A simpler system, according to the report, would reduce the numerous current payments to just five, thus eliminating red tape. We’re told it’s about making things simpler and streamlining things. But let’s get real: reducing complexity in the welfare system is about cost cutting, not making the system better at addressing people’s complex needs. Constant references are made to “constraining costs”.

Whilst there is some acknowledgment of the existence of disincentives to work (aside from there not being enough jobs) – such as appalling public housing, poverty, homelessness, disability, and inequality in educational opportunities and serious health problems – the massive funding and total reorientation in government policy required to fix these problems are glossed over with vague general statements about how “early intervention programs” and “services” should be provided to the socially disadvantaged.

The glaring hypocrisy here is that the federal liberal government and its state counterparts are currently undertaking the biggest cuts to community services in Australian history.
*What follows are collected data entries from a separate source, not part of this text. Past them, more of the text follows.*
# sunjay/portrayer

Hardware: AMD Instinct MI355X
Metric: Mray/s (primary+shadow+secondary) at 1920x1080 SAMPLES=64 (higher is better)
Workload: dtype f64; 1 GPU; big-scene (1000 analytic primitives, 3 point lights, reference scene script) 1920x1080 SAMPLES=64; width=1920, height=1080, samples=64, traversal=flat, sampling=counter-based jitter, seed 0, partition=single GPU, rays_per_frame=367740795

## Files before the change

### include/portrayer_hip.h

```cpp
#ifndef PORTRAYER_HIP_H
#define PORTRAYER_HIP_H

#include <stdint.h>

#ifdef __cplusplus
extern "C" {
#endif

#define PT_ABI_VERSION 8

enum { PT_PRIM_SPHERE = 0, PT_PRIM_TRIANGLE = 1, PT_PRIM_MESH = 2, PT_PRIM_KDMESH = 3, PT_PRIM_PLANE = 4, PT_PRIM_CUBE = 5, PT_PRIM_CYLINDER = 6, PT_PRIM_CONE = 7 };
enum { PT_TRAVERSE_FLAT = 1, PT_TRAVERSE_KD = 2, PT_TRAVERSE_HIER = 3 };
enum { PT_SAMPLE_CENTRE = 0, PT_SAMPLE_RNG = 1 };

enum {
    PT_OK = 0,
    PT_ERR_ARGUMENT = -1,
    PT_ERR_DEVICE = -2,
    PT_ERR_NO_SCENE = -3,
    PT_ERR_SLICE = -4,
    PT_ERR_SCENE = -5,
    PT_ERR_TRAVERSAL = -6
};

// ... 370 lines not shown
int pt_test_scene_info(const pt_context *ctx, uint64_t out[4]);
int pt_test_vertex_box_shape(const pt_context *ctx, uint64_t out[2]);
int pt_test_math(pt_context *ctx, int op, uint64_t n, const double *a, const double *b, double *out);
int pt_test_pow_host(uint64_t n, const double *x, const double *y, double *port, double *libm);
int pt_test_libm_host(int op, uint64_t n, const double *a, const double *b, double *out);
int pt_test_work_items(const pt_render_params *params, uint32_t *sample_count, uint64_t *sample_index_sum, uint32_t *chunk_length_sum,
                       uint64_t *n_items, uint32_t *lane_pixels_chunks_samples);
typedef struct pt_scene_traits {
    int32_t traverse;
    uint32_t n_nodes, n_lights;
    int32_t has_meshes;
    int32_t has_kdmesh;
    int32_t reflective;
    int32_t reflective_opaque;
    int32_t glossy;
    int32_t area_light;
    int32_t pad;
    uint64_t instanced_tris;
} pt_scene_traits;
int pt_test_kernel_choice(const pt_scene_traits *traits, int mode, int textured, uint32_t *kernel_mode, uint32_t *kernel_variant);
int pt_test_raypk(uint64_t n, int body, const double *origins, const double *directions, const double *t_max, const float *box_lo, const float *box_hi,
                  int32_t *verdict, float *t_near, float *t_far);
int pt_test_certain_shadow(uint64_t n, int type, const double *fwd, const double *inv, const double *P, const double *L, int32_t *out_certain, int32_t *out_exact_hit);
int pt_test_pixel_beam(uint64_t n, const double *cameras, const uint32_t *pixels, const double *jitters, const float *box_lo, const float *box_hi,
                       int32_t *accept, float *bound, int32_t *walk, double *rays);
int pt_test_pixel_list_summary(pt_context *ctx, uint64_t *out);
int pt_test_rect_beam(uint64_t n, const double *cameras, const uint32_t *rects, const double *offsets, const float *box_lo, const float *box_hi,
                      int32_t *accept, float *bound, int32_t *walk, double *rays);
int pt_test_pixel_list_records(pt_context *ctx, uint32_t *out, uint64_t words, uint64_t *info);
int pt_test_film_fold_host(uint32_t n, const double *samples, const uint32_t *cuts, uint32_t n_cuts, double out_sum[3]);
int pt_test_film_moments_host(uint32_t n, const double *samples, const uint32_t *cuts, uint32_t n_cuts, double out_sum[3], double *out_q, double *out_err);
int pt_test_film_plan_host(uint32_t width, uint32_t height, const pt_rect *slice, const uint32_t *budget, uint32_t max_samples, uint32_t round, uint32_t *list, uint32_t cap,
                           uint32_t *n_out);
int pt_test_film_plan(pt_context *ctx, uint32_t width, uint32_t height, const pt_rect *slice, const uint32_t *budget, uint32_t max_samples, uint32_t round, uint32_t *list, uint32_t cap,
                      uint32_t *n_out);
int pt_test_denoise_host(uint32_t width, uint32_t height, const pt_denoise_params *params, const double *linear, const double *variance, const uint32_t *counts,
                         const pt_denoise_guides *guides, double *out_linear, double *out_variance);
int pt_test_denoise_albedo_host(uint32_t width, uint32_t height, const pt_denoise_params *params, const double *linear, const double *variance, const uint32_t *counts,
                                const pt_denoise_guides *guides, const double *albedo, double *out_linear, double *out_variance);

#ifdef __cplusplus
}
#endif
#endif
```

### portrayer_amd/_hip.py

```python
from __future__ import annotations

import ctypes as C
import os
from typing import Optional

import numpy as np

PKG_DIR = os.path.dirname(os.path.abspath(__file__))
LIB_PATH = os.path.join(PKG_DIR, "libportrayer_hip.so")

TRAVERSE_FLAT, TRAVERSE_KD, TRAVERSE_HIER = 1, 2, 3
SAMPLE_CENTRE, SAMPLE_RNG = 0, 1
OK, ERR_ARGUMENT, ERR_DEVICE, ERR_NO_SCENE, ERR_SLICE, ERR_SCENE, ERR_TRAVERSAL = 0, -1, -2, -3, -4, -5, -6
KERNEL_WAVES_MASK, KERNEL_INTERPRETER, KERNEL_PARK, KERNEL_COUNTING, KERNEL_TEXTURED, KERNEL_FORK, KERNEL_CHAIN = 15, 16, 32, 64, 128, 256, 512

_dp = C.POINTER(C.c_double)
_ip = C.POINTER(C.c_int32)
_up = C.POINTER(C.c_uint32)
_u64p = C.POINTER(C.c_uint64)
_u8p = C.POINTER(C.c_uint8)


class PortrayerHipError(RuntimeError):
    pass
# ... 173 lines not shown

class PtStats(C.Structure):
    _fields_ = [(n, C.c_uint64) for n in ("primary", "shadow", "reflect", "refract", "depth11_skipped", "hits", "n_inner", "n_leaf",
                                          "n_analytic", "n_tri", "n_bbox", "kd_plane_miss", "stack_overflow")] + \
               [("kernel_ms", C.c_double), ("total_ms", C.c_double), ("diag", C.c_uint64 * 8), ("kernel_mode", C.c_uint32), ("kernel_variant", C.c_uint32)]

    def as_dict(self):
        d = {n: (float if n.endswith("_ms") else int)(getattr(self, n)) for n, _ in self._fields_ if n != "diag"}
        d["diag"] = [int(x) for x in self.diag]
        return d


_lib: Optional[C.CDLL] = None

EXPORTS = ["pt_abi_version", "pt_device_count", "pt_context_create", "pt_context_destroy", "pt_last_error", "pt_scene_upload",
           "pt_render", "pt_render_device", "pt_render_finish", "pt_context_stream", "pt_context_next_slot", "pt_compact_bytes", "pt_untile_device", "pt_tile_slot_pixel", "pt_untile_host", "pt_device_alloc",
           "pt_device_free", "pt_copy_to_device", "pt_copy_from_device", "pt_synchronize", "pt_measure_copy_bandwidth", "pt_test_cast_rays",
           "pt_test_math", "pt_test_work_items", "pt_node_create", "pt_node_destroy", "pt_node_last_error", "pt_node_ranks", "pt_node_uses_rccl", "pt_node_context",
           "pt_node_scene_upload", "pt_node_render", "pt_node_upload_background", "pt_node_render_resident", "pt_node_download_image",
           "pt_node_device", "pt_node_frame_begin", "pt_node_frame_end", "pt_node_frames_in_flight", "pt_node_last_frame_host_ms", "pt_node_last_frame_rank_kernel_ms", "pt_test_pow_host", "pt_test_libm_host",
           "pt_aov", "pt_aov_device", "pt_aov_finish", "pt_rays", "pt_rays_device", "pt_rays_finish", "pt_segments", "pt_segments_device",
           "pt_radiance", "pt_radiance_device", "pt_radiance_finish", "pt_scene_update", "pt_node_scene_update", "pt_scene_deform", "pt_node_scene_deform", "pt_scene_mesh_rebuildable", "pt_test_scene_bytes", "pt_test_scene_info",
           "pt_vertex_bounds_device", "pt_scene_deform_device", "pt_test_vertex_box_shape", "pt_test_raypk", "pt_test_certain_shadow", "pt_test_pixel_beam", "pt_test_pixel_list_summary", "pt_test_rect_beam", "pt_test_pixel_list_records",
           "pt_film_create", "pt_film_destroy", "pt_film_reset", "pt_film_add", "pt_film_add_device", "pt_film_resolve", "pt_film_resolve_device", "pt_film_counts",
           "pt_test_film_fold_host",
           "pt_film_create_moments", "pt_film_add_map", "pt_film_add_map_device", "pt_film_error", "pt_film_error_device", "pt_film_budget_device",
           "pt_test_film_moments_host", "pt_test_film_plan_host", "pt_test_film_plan",
           "pt_film_denoise", "pt_film_denoise_device", "pt_test_denoise_host",
           "pt_guides", "pt_guides_device", "pt_guides_finish", "pt_film_denoise_albedo", "pt_film_denoise_albedo_device", "pt_test_denoise_albedo_host",
           "pt_ao", "pt_ao_device", "pt_ao_finish", "pt_test_ao_rays_host", "pt_test_ao_tables",
           "pt_gather", "pt_gather_device", "pt_gather_finish", "pt_test_kernel_choice",
           "pt_chart_triangles", "pt_chart", "pt_chart_device", "pt_test_chart_host",
           "pt_direct", "pt_direct_device", "pt_direct_finish", "pt_test_direct_host"]


def header_functions():
    import re
    with open(os.path.join(os.path.dirname(os.path.dirname(os.path.abspath(__file__))), "include", "portrayer_hip.h")) as fh:
        text = re.sub(r"/\*.*?\*/", "", fh.read(), flags=re.S)
    return sorted(set(re.findall(r"\b(pt_[a-z0-9_]+)\s*\(", text)))


def missing_symbols():
    l = lib()
    return [n for n in header_functions() if not hasattr(l, n)]

# ... 50 lines not shown
        l.pt_untile_device.argtypes = [C.c_void_p, C.POINTER(PtRenderParams), C.c_void_p, C.c_void_p, C.c_void_p]
        l.pt_tile_slot_pixel.restype = C.c_int
        l.pt_tile_slot_pixel.argtypes = [C.POINTER(PtRenderParams), C.c_uint32, C.c_uint32, _up, _up]
        l.pt_untile_host.restype = C.c_int
        l.pt_untile_host.argtypes = [C.POINTER(PtRenderParams), _u8p, _u8p]
        l.pt_device_alloc.restype = C.c_int
        l.pt_device_alloc.argtypes = [C.c_void_p, C.c_uint64, C.POINTER(C.c_void_p)]
        l.pt_device_free.restype = C.c_int
        l.pt_device_free.argtypes = [C.c_void_p, C.c_void_p]
        l.pt_copy_to_device.restype = C.c_int
        l.pt_copy_to_device.argtypes = [C.c_void_p, C.c_void_p, C.c_void_p, C.c_uint64]
        l.pt_copy_from_device.restype = C.c_int
        l.pt_copy_from_device.argtypes = [C.c_void_p, C.c_void_p, C.c_void_p, C.c_uint64]
        l.pt_synchronize.restype = C.c_int
        l.pt_synchronize.argtypes = [C.c_void_p]
        l.pt_measure_copy_bandwidth.restype = C.c_int
        l.pt_measure_copy_bandwidth.argtypes = [C.c_void_p, C.c_uint64, C.c_int, _dp]
        l.pt_test_cast_rays.restype = C.c_int
        l.pt_test_cast_rays.argtypes = [C.c_void_p, C.c_uint64, _dp, _dp, C.c_int, _dp, _ip, _ip]
        l.pt_test_work_items.restype = C.c_int
        l.pt_test_work_items.argtypes = [C.c_void_p, C.POINTER(C.c_uint32), C.POINTER(C.c_uint64), C.POINTER(C.c_uint32), C.POINTER(C.c_uint64), C.POINTER(C.c_uint32)]
        l.pt_test_certain_shadow.restype = C.c_int
        l.pt_test_certain_shadow.argtypes = [C.c_uint64, C.c_int, _dp, _dp, _dp, _dp, _ip, _ip]
        l.pt_test_raypk.restype = C.c_int
        l.pt_test_raypk.argtypes = [C.c_uint64, C.c_int, _dp, _dp, _dp, C.POINTER(C.c_float), C.POINTER(C.c_float), _ip, C.POINTER(C.c_float), C.POINTER(C.c_float)]
        l.pt_test_pixel_list_summary.restype = C.c_int
        l.pt_test_pixel_list_summary.argtypes = [C.c_void_p, C.POINTER(C.c_uint64)]
        l.pt_test_pixel_beam.restype = C.c_int
        l.pt_test_pixel_beam.argtypes = [C.c_uint64, _dp, C.POINTER(C.c_uint32), _dp, C.POINTER(C.c_float), C.POINTER(C.c_float), _ip, C.POINTER(C.c_float), _ip, _dp]
        l.pt_test_rect_beam.restype = C.c_int
        l.pt_test_rect_beam.argtypes = l.pt_test_pixel_beam.argtypes
        l.pt_test_pixel_list_records.restype = C.c_int
        l.pt_test_pixel_list_records.argtypes = [C.c_void_p, C.POINTER(C.c_uint32), C.c_uint64, C.POINTER(C.c_uint64)]
        l.pt_test_math.restype = C.c_int
        l.pt_test_math.argtypes = [C.c_void_p, C.c_int, C.c_uint64, _dp, _dp, _dp]
        l.pt_node_create.restype = C.c_int
        l.pt_node_create.argtypes = [C.c_int, _ip, C.POINTER(C.c_void_p)]
        l.pt_node_destroy.restype = None
        l.pt_node_destroy.argtypes = [C.c_void_p]
        l.pt_node_last_error.restype = C.c_char_p
        l.pt_node_last_error.argtypes = [C.c_void_p]
        l.pt_node_ranks.restype = C.c_int
        l.pt_node_ranks.argtypes = [C.c_void_p]
        l.pt_node_uses_rccl.restype = C.c_int
        l.pt_node_uses_rccl.argtypes = [C.c_void_p]
        l.pt_node_context.restype = C.c_void_p
# ... 215 lines not shown
```

### portrayer_amd/csrc/pt_api.hip

```cpp
#include <type_traits>

#include "pt_context.h"
#include "pt_aov_inst.h"
#include "pt_guides_inst.h"
#include "pt_chart.h"
#include "pt_rays_inst.h"
#include "pt_segments_inst.h"
#include "pt_ao_inst.h"
#include "pt_direct_inst.h"
#include "pt_radiance_inst.h"
#include "pt_gather_inst.h"
#include "pt_film_inst.h"
#include "pt_film_map_inst.h"
#include "pt_denoise.h"
#include "pt_render_inst.h"
#include "pt_shade.h"
#include "pt_pixel_list.h"
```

Which leads to the logic of pillars two, three and four. They are, “Strengthening individual and family capacity”, “Engaging with employers” and “Building community capacity”.

The ideological thrust of these pillars is that governments should relinquish more responsibility for social services and social welfare. Instead, individuals and families – those already struggling to meet their own needs amid rising cost and attacks on penalty rates among other things – are told to be self-reliant. A vision for what that looks like is the US, where working class people don’t miraculously heal themselves from the fountain of self-reliance when they get sick or injured. They just get denied treatment.

The McClure review recommends that when governments do assist families with childcare or social and education services, the assistance should take an “investment approach” in order that there will be an economic “return on investment”.

Concretely, the report suggests people should not be considered “independent” until the age of 22. The age at which you’re allowed to be “self-reliant” may be about to change.

The last two pillars are an exercise in fantasy. They suggest appealing to big business to “change negative attitudes to disadvantaged groups” and to fund the infrastructure required to meet the vast needs of workers with disabilities by offering such irresistible inducements as government “awards”. We’re expected to believe that parasites like Gina Rinehart, who is on record saying that Australian workers have it too good and should be mindful that many people in Africa work for $2 a day, are going to plough billions into helping disadvantaged workers.

Pillar four is like the comedic punch line. This is where they recommend “philanthropy” and “volunteering”. So in a word: charity.

It may not come as a surprise that the government-appointed author of this report made a smooth transition from CEO of Mission Australia to being CEO of Retirement Villages Group within Macquarie Bank. Macquarie became an aggressive player in the health care market, buying up retirement villages and Nursing Homes.

Seems rather fitting for a government hell-bent on taking away what rights and social protections we have, while they stuff the pockets of the rich.